I pazienti in terapia anticoagulante sono malati cronici che, per tenere la
fluidità del
sangue in un "range" di valori ottimale, devono assumere per tutta la vita dosi
variabili di
farmaci appropriati, stabilite dall’ematologo a seguito di analisi che l’OMS
raccomanda di
effettuare con il metodo INR (International Normalized Ratio).
Impatto sociale e psicologico per i pazienti in TAO
I pazienti in TAO devono affrontare molti disagi e sensibili costi sociali
connessi,
quando sono costretti a lunghe file d’attesa, spesso in locali non idonei, come
anche al
disagio del personale medico quando è costretto a formulare centinai di terapie
al giorno e
del personale infermieristico addetto al prelievo del sangue venoso.
Si tenga presente che il paziente in TAO deve effettuare, nella migliore delle
ipotesi
analisi ogni tre settimane, ma per molti è necessario ripetere l’esame ogni 3 o
4 giorni.
Il paziente è costretto a portare l’impegnativa firmata dal medico di famiglia
valevole
solo per quattro prelievi e quattro terapie, queste ultime vengono classificate
"visite
brevi", il paziente è quindi costretto ad un continuo tragitto: casa,
ambulatorio medico e
centro di sorveglianza.
Con il passare del tempo inoltre, a causa dei continui prelievi, le vene si
induriscono, ed
effettuare le analisi diventa sempre più penoso.
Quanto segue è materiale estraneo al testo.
## Files before the change

psi-release_amd/csrc/fit.hip:

```cpp
#include "psi_internal.h"
#ifdef PSI_HEAD_STOPS
__device__ int psi_dbg_sstop;
#define PSI_SSTOP(k) do { if (psi_dbg_sstop == (k)) return; } while (0)
__device__ int psi_dbg_pstop;
#define PSI_PSTOP(k) do { if (psi_dbg_pstop == (k)) asm volatile("s_endpgm"); } while (0)
#define PSI_TRACE(lo, hi) PsiBlockTrace trace_((lo), (hi))
__device__ unsigned long long psi_dbg_tl[4 * 8192];
struct PsiBlockTrace {
    unsigned long long t0;
    int kind;
    int sel_lo, sel_hi;
    __device__ PsiBlockTrace(int lo = 9, int hi = 10) : t0(wall_clock64()), kind(0), sel_lo(lo), sel_hi(hi) {}
    __device__ ~PsiBlockTrace()
    {
        const unsigned bid = blockIdx.y * gridDim.x + blockIdx.x;
        if (psi_dbg_sstop < sel_lo || psi_dbg_sstop > sel_hi || threadIdx.x != 0 || bid >= 8192) return;
        unsigned long long *o = psi_dbg_tl + 4 * (size_t)bid;
        o[0] = t0;
        o[1] = wall_clock64();
        o[2] = (unsigned long long)__builtin_amdgcn_s_getreg((31 << 11) | 4) | ((unsigned long long)__builtin_amdgcn_s_getreg((31 << 11) | 20) << 32);
        o[3] = (unsigned long long)kind;
    }
};
extern "C" int psi_dbg_timeline(unsigned long long *out, int nblocks)
// ... 43 lines not shown
    const int *vid;
    const int *cs_ptr, *cs_idx;
    const int *cs_first;
    const float *scene, *sdf, *gmin, *gmax;
    const float *sdf_brick;
    const float *Wct;
    float *x, *xhr, *cam, *adam_m, *adam_v;
    int *step;
    float *h1, *h2, *o6, *betas20, *pose, *transl, *verts, *og, *gq, *fpart, *penpart, *recpart, *vppart;
    float *cverts;
    float *g_betas, *g_pose, *g_transl, *g_rot;
    unsigned long long *hx_o6, *hx_gh1;
    unsigned *hx_epoch;
    int *hx_err;
    int hc;
#ifdef PSI_HEAD_STOPS
    int stop_h, stop_t;
#define HSTOP(k) do { if (f.stop_h == (k)) return; } while (0)
#define TSTOP(k) do { if (f.stop_t == (k)) return; } while (0)
#else
#define HSTOP(k)
#define TSTOP(k)
#endif
    int *nn_hint;
    float *history;
    int max_hist;
    int fused_bwd, ncp, ncp3;
    float *glc, *gvpc, *vpc;
    float *gtc_part;
#ifndef PSI_GV_SLOTS
#define PSI_GV_SLOTS 1024
#endif
    unsigned *gvbits;
    const float *dirs_ch;
    const float *WTt_c;
    float *gA_part, *gfeat_part;
    float *spb;
    int nsv, nsv_c, nsn_m, nsn_c, spm, spc;
};

__device__ __forceinline__ float leaky(float v, float slope) { return v > 0.0f ? v : v * slope; }

__device__ __forceinline__ void gs_forward(const float *x6, float *R)
{
    float a1[3] = {x6[0], x6[2], x6[4]}, a2[3] = {x6[1], x6[3], x6[5]};
    float n1 = fmaxf(sqrtf(a1[0] * a1[0] + a1[1] * a1[1] + a1[2] * a1[2]), 1e-12f);
    float b1[3] = {a1[0] / n1, a1[1] / n1, a1[2] / n1};
    float d = b1[0] * a2[0] + b1[1] * a2[1] + b1[2] * a2[2];
    float u[3] = {a2[0] - d * b1[0], a2[1] - d * b1[1], a2[2] - d * b1[2]};
    float n2 = fmaxf(sqrtf(u[0] * u[0] + u[1] * u[1] + u[2] * u[2]), 1e-12f);
    float b2[3] = {u[0] / n2, u[1] / n2, u[2] / n2};
    float b3[3] = {b1[1] * b2[2] - b1[2] * b2[1], b1[2] * b2[0] - b1[0] * b2[2], b1[0] * b2[1] - b1[1] * b2[0]};
    for (int r = 0; r < 3; r++) {
        R[r * 3 + 0] = b1[r];
        R[r * 3 + 1] = b2[r];
        R[r * 3 + 2] = b3[r];
    }
}

__device__ __forceinline__ void gs_backward(const float *x6, const float *gR, float *g6)
{
    float a1[3] = {x6[0], x6[2], x6[4]}, a2[3] = {x6[1], x6[3], x6[5]};
    float n1 = fmaxf(sqrtf(a1[0] * a1[0] + a1[1] * a1[1] + a1[2] * a1[2]), 1e-12f);
    float b1[3] = {a1[0] / n1, a1[1] / n1, a1[2] / n1};
    float d = b1[0] * a2[0] + b1[1] * a2[1] + b1[2] * a2[2];
    float u[3] = {a2[0] - d * b1[0], a2[1] - d * b1[1], a2[2] - d * b1[2]};
// ... 327 lines not shown
#pragma unroll
            for (int a = 0; a < 3; a++) g[a] = neg[n] ? g[a] : 0.0f;
            s[n] = neg[n] ? -val : 0.0f;
        }
        if (gl) {
#pragma unroll
            for (int a = 0; a < 3; a++) gm[n][a] = g[a];
            return;
        }
        psi_st(og + (size_t)b * Vpad * 4, (unsigned)v * 16u, f4{g[0], g[1], g[2], 0.0f});
    }
    __device__ __forceinline__ void backward(int n, int b, unsigned v12, const psi_f2 (&T2)[6], const float *C)
    {
        if (!gl) return;
        const float gx = gm[n][0], gy = gm[n][1], gz = gm[n][2];
        float lx = gx, ly = gy, lz = gz;
        if (C) {
            lx = psi_dot3(C[0], C[4], C[8], gx, gy, gz);
            ly = psi_dot3(C[1], C[5], C[9], gx, gy, gz);
            lz = psi_dot3(C[2], C[6], C[10], gx, gy, gz);
        }
        psi_st(gl + (size_t)b * Npad, v12, psi_p3{lx, ly, lz});
        const float vx = psi_dot3(T2[0].x, T2[2].x, T2[4].x, lx, ly, lz), vy = psi_dot3(T2[0].y, T2[2].y, T2[4].y, lx, ly, lz),
                    vz = psi_dot3(T2[1].x, T2[3].x, T2[5].x, lx, ly, lz);
        psi_st(gvp + (size_t)b * Npad, v12, psi_p3{vx, vy, vz});
        gvmax = fmaxf(gvmax, fmaxf(fabsf(vx), fmaxf(fabsf(vy), fabsf(vz))));
        gs[n][0] = lx; gs[n][1] = ly; gs[n][2] = lz;
    }
    __device__ __forceinline__ void finish(int n, int b, int vblock, int nvb)
    {
        __shared__ psi_f2 red[PSI_SKIN_BLK / 64];
        __shared__ float red3[PSI_SKIN_BLK / 64][3];
        __shared__ float redm[PSI_SKIN_BLK / 64];
        const float ws = psi_wave_sum(s[n]);
        const float wc = (float)(int)__builtin_popcountll(__builtin_amdgcn_ballot_w64(neg[n]));
        if ((threadIdx.x & 63) == 0) red[threadIdx.x >> 6] = (psi_f2){ws, wc};
        if (gl) {
            const float sx = psi_wave_sum(gs[n][0]), sy = psi_wave_sum(gs[n][1]), sz = psi_wave_sum(gs[n][2]);
            float mx = gvmax;
#pragma unroll
            for (int o2 = 32; o2 > 0; o2 >>= 1) mx = fmaxf(mx, __shfl_xor(mx, o2, 64));
            if ((threadIdx.x & 63) == 0) {
                red3[threadIdx.x >> 6][0] = sx;
                red3[threadIdx.x >> 6][1] = sy;
                red3[threadIdx.x >> 6][2] = sz;
                redm[threadIdx.x >> 6] = mx;
            }
        }
        __syncthreads();
        if (gl && threadIdx.x == 64) {
            float mx = redm[0];
#pragma unroll
            for (int w = 1; w < PSI_SKIN_BLK / 64; w++) mx = fmaxf(mx, redm[w]);
#ifndef PSI_NO_GVMAX_ATOMIC
            if (mx > 0.0f) atomicMax(gmaxp + (blockIdx.x & (PSI_GV_SLOTS - 1)), __float_as_uint(mx));
#endif
        }
        if (threadIdx.x == 0) {
            psi_f2 a = red[0];
#pragma unroll
            for (int w = 1; w < PSI_SKIN_BLK / 64; w++) a += red[w];
            *(psi_f2 *)(penpart + ((size_t)b * nvb + vblock) * 2) = a;
        }
        if (gl && threadIdx.x < 3) {
            float a = 0.0f;
#pragma unroll
            for (int w = 0; w < PSI_SKIN_BLK / 64; w++) a += red3[w][threadIdx.x];
            gtp[((size_t)vblock * B + b) * 4 + threadIdx.x] = a;
        }
    }
};

static inline SdfPenEpilogue make_sdf_epilogue(const FitDev &f, const PsiSdfGrid &G, bool contact_vertices_only = false, const PsiLbsView *bwd = nullptr)
{
    SdfPenEpilogue e = {G, f.sdf, f.gmin, f.gmax, f.og, f.penpart, f.D, f.align_corners, f.Vpad, contact_vertices_only ? f.cs_first : nullptr,
                        {0.0f, 0.0f}, {false, false}, f.cverts, f.cs_ptr, f.cs_idx, f.n_c, nullptr, nullptr, nullptr, 0, f.B, {}, {}, 0.0f, f.gvbits};
    if (bwd) {
        e.gl = bwd->gl;
        e.gvp = bwd->g_vp;
        e.gtp = bwd->gt_part_w;
        e.Npad = bwd->m.Npad;
    }
    return e;
}

struct ContactSkinSrc {
    FitDev f;
    LbsDev m;
    const float *As, *v_posed;
    psi_f2 (*sA)[6];
    psi_f2 st[2];
    float ct;
    int v;
    float px, py, pz;
    float *sCT;
    static constexpr int NWQ = PSI_JP / 4 - 2, NWE = 10;
    f4 wq[NWE];
    int jslot;
    float (*sTR)[9] = nullptr;
    float gvm = 0.0f;
    float gs[3] = {0.0f, 0.0f, 0.0f};
// ... 94 lines not shown
            wsum3[threadIdx.x >> 6][1] = sy;
            wsum3[threadIdx.x >> 6][2] = sz;
            wmax[threadIdx.x >> 6] = mx;
        }
        __syncthreads();
        if (threadIdx.x == 64) {
            float m2 = wmax[0];
#pragma unroll
            for (int w = 1; w < psikd::QBLK / 64; w++) m2 = fmaxf(m2, wmax[w]);
#ifndef PSI_NO_GVMAX_ATOMIC
            if (m2 > 0.0f) atomicMax(f.gvbits + PSI_GV_SLOTS + (blockIdx.x & (PSI_GV_SLOTS - 1)), __float_as_uint(m2));
#endif
        }
        if (threadIdx.x < 3) {
            float a = 0.0f;
#pragma unroll
            for (int w = 0; w < psikd::QBLK / 64; w++) a += wsum3[w][threadIdx.x];
            f.gtc_part[((size_t)b * nbx + bx) * 4 + threadIdx.x] = a;
        }
    }
};

#ifdef PSI_HEAD_STOPS
extern "C" int psi_dbg_kd_mark(unsigned long long *out, int nblocks)
{
    return (int)hipMemcpyFromSymbol(out, HIP_SYMBOL(psi_kd_mark), sizeof(unsigned long long) * 4 * (size_t)(nblocks < 8192 ? nblocks : 8192));
}
extern "C" int psi_dbg_kd_reason(int *out) { return (int)hipMemcpyFromSymbol(out, HIP_SYMBOL(psi_kd_reason), sizeof(int) * 8); }
extern "C" int psi_dbg_kd_stat(int *out, int nblocks)
{
    return (int)hipMemcpyFromSymbol(out, HIP_SYMBOL(psi_kd_stat), sizeof(int) * 4 * (size_t)(nblocks < 8192 ? nblocks : 8192));
}
#endif
template <int NB>
__global__ __launch_bounds__(256, 6) void fwd_scene_kernel(FitDev f, LbsDev m, const float *__restrict__ As, const float *__restrict__ v_posed,
                                                           psikd::KdDev T, int n_kd, int nqb, int rows, float gscale, int skin_first, SdfPenEpilogue epi)
{
    extern __shared__ int smem_i[];
#ifdef PSI_HEAD_STOPS
    if (psi_dbg_sstop == 1 && (int)blockIdx.x >= n_kd) return;
    if (psi_dbg_sstop == 2 && (int)blockIdx.x < n_kd) return;
    if (psi_dbg_sstop == 3) return;
    PsiBlockTrace trace;
    if (threadIdx.x < 4 && blockIdx.x < 8192) psi_kd_stat[4 * blockIdx.x + threadIdx.x] = 0;
    trace.kind = skin_first ? ((int)blockIdx.x >= (int)gridDim.x - n_kd) : ((int)blockIdx.x < n_kd);
#endif
    int bid = blockIdx.x;
    bool is_kd;
    if (skin_first) {
        const int n_sk = (int)gridDim.x - n_kd;
        is_kd = bid >= n_sk;
        if (is_kd) bid -= n_sk;
    } else {
        is_kd = bid < n_kd;
        if (!is_kd) bid -= n_kd;
    }
    if (is_kd) {
        const int b = bid / nqb, bx = bid % nqb;
        psikd::kd_query_body<true, false>(T, ContactSkinSrc{f, m, As, v_posed, nullptr, {}, 0.0f, 0, 0.0f, 0.0f, 0.0f, nullptr, {}, 0}, f.n_c, (float *)nullptr, (int *)nullptr, f.cconst, gscale,
                                          f.fused_bwd ? (float *)nullptr : f.gq, f.fpart, f.nn_hint, rows, (const psikd::KdDev *)nullptr, (const int *)nullptr, bx, b, nqb, smem_i);
    } else {
        const int i = bid;
        psi_skin_fwd_body<NB, PsiBlendCompact>(m, As, v_posed, f.transl, f.cam, f.B, f.verts, epi, i % f.nsdfblk, (i / f.nsdfblk) * NB, f.nsdfblk);
    }
}

__global__ void contact_weight_table_kernel(const float *__restrict__ WT, int Vpad, const int *__restrict__ vid, int n_c, int J, float *__restrict__ Wct)
{
    const int i = blockIdx.x * 256 + threadIdx.x;
    if (i >= n_c * PSI_JP) return;
    const int slot = i / PSI_JP, j = i % PSI_JP;
    Wct[i] = j < J ? WT[(size_t)j * Vpad + vid[slot]] : 0.0f;
}

__global__ __launch_bounds__(1024) void loss_finalize_kernel(FitDev f, float *stats)
{
    __shared__ float red[16];
    const int t = threadIdx.x, nt = 1024;
    auto total = [&](const float *p, int n, int stride) {
        float a0 = 0, a1 = 0, a2 = 0, a3 = 0;
        int i = t;
        for (; i + 3 * nt < n; i += 4 * nt) {
            a0 += p[(size_t)i * stride];
            a1 += p[(size_t)(i + nt) * stride];
            a2 += p[(size_t)(i + 2 * nt) * stride];
            a3 += p[(size_t)(i + 3 * nt) * stride];
        }
        for (; i < n; i += nt) a0 += p[(size_t)i * stride];
        return block_sum((a0 + a1) + (a2 + a3), red);
    };
    float s_rec = total(f.recpart, f.B, 1);
    float s_vp = total(f.vppart, f.B, 1);
    float s_f = total(f.fpart, f.B * f.nfp, 1);
    float s_pen = total(f.penpart, f.B * f.nsdfblk, 2);
    float n_pen = total(f.penpart + 1, f.B * f.nsdfblk, 2);
    if (t == 0) {
// ... 563 lines not shown
    const int bz = (int)(br % nbr), by = (int)((br / nbr) % nbr), bx = (int)(br / ((size_t)nbr * nbr));
    const int ix = min(4 * bx + (l >> 4) + (c >> 2), D - 1), iy = min(4 * by + ((l >> 2) & 3) + ((c >> 1) & 1), D - 1),
              iz = min(4 * bz + (l & 3) + (c & 1), D - 1);
    dst[i] = src[((size_t)ix * D + iy) * D + iz];
}

__global__ void adam_reset_kernel(float *m, float *v, int *step, int n)
{
    int i = blockIdx.x * 256 + threadIdx.x;
    if (i < n) { m[i] = 0.0f; v[i] = 0.0f; }
    if (i == 0) *step = 0;
}

}

#ifndef PSI_GRAPH_UNROLL
#define PSI_GRAPH_UNROLL 10
#endif
constexpr int GRAPH_UNROLL = PSI_GRAPH_UNROLL;

struct psi_fit_engine {
    FitDev d;
    PsiSdfGrid grid;
    const psi_lbs_model *lbs;
    psi_nn_index *nn_index;
    float *lbs_ws;
    PsiLbsView lv;
    void *nn_ws;
    char *blob;
    float *stats_local;
    bool merged_scene;
    bool self_skin;
    bool keep_verts;
    bool scene_skin_first;
    bool fused_bwd;
    int skin_nb;
    hipGraph_t graph, graphN, graph2N;
    hipGraphExec_t graph_exec, graphN_exec, graph2N_exec;
    bool graph_ready, graphN_ready, graph2N_ready;
    hipGraph_t g_half[2];
    hipGraphExec_t ge_half[2];
    bool half_ready[2];
    const float *half_stats[2];
    hipGraph_t g_dp[2];
    hipGraphExec_t ge_dp[2];
    bool dp_ready[2];
    const void *dp_comm;
    const float *dp_stats;
    bool dp_warm;
    bool dp_no_graph;
};

static void launch_head_fwd(const FitDev &f, const PsiLbsView &lv, hipStream_t st)
{
    const dim3 g(f.B * f.hc), blk(HB);
    switch (f.hc) {
    case 8: hipLaunchKernelGGL(head_fwd_kernel<8>, g, blk, 0, st, f, lv); break;
    case 4: hipLaunchKernelGGL(head_fwd_kernel<4>, g, blk, 0, st, f, lv); break;
    case 2: hipLaunchKernelGGL(head_fwd_kernel<2>, g, blk, 0, st, f, lv); break;
    default: hipLaunchKernelGGL(head_fwd_kernel<1>, g, blk, 0, st, f, lv); break;
    }
}

template <bool ADAM>
static void launch_head_bwd(const FitDev &f, const PsiLbsView &lv, float *g_out, hipStream_t st)
{
    const dim3 g(f.B * f.hc), blk(HB);
    switch (f.hc) {
    case 8: hipLaunchKernelGGL((head_bwd_adam_kernel<8, ADAM>), g, blk, 0, st, f, lv, g_out); break;
    case 4: hipLaunchKernelGGL((head_bwd_adam_kernel<4, ADAM>), g, blk, 0, st, f, lv, g_out); break;
    case 2: hipLaunchKernelGGL((head_bwd_adam_kernel<2, ADAM>), g, blk, 0, st, f, lv, g_out); break;
    default: hipLaunchKernelGGL((head_bwd_adam_kernel<1, ADAM>), g, blk, 0, st, f, lv, g_out); break;
    }
}

static inline bool fit_use_local_stats(const FitDev &f, bool local) { return local && f.B < PSI_SKIN_MB_MIN_B; }
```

A tutto ciò si potrebbe porre rimedio semplicemente sostituendo il prelievo di
sangue
venoso con il prelievo di sangue capillare, tecnica meno invasiva e altrettanto
sicura, e
attraverso l’utilizzo e la diffusione dei coagulometri portatili, nuovi
strumenti che la
tecnica medica mette a disposizione dei pazienti per effettuare i controlli del
sangue senza
necessariamente doversi recare in un’apposita struttura.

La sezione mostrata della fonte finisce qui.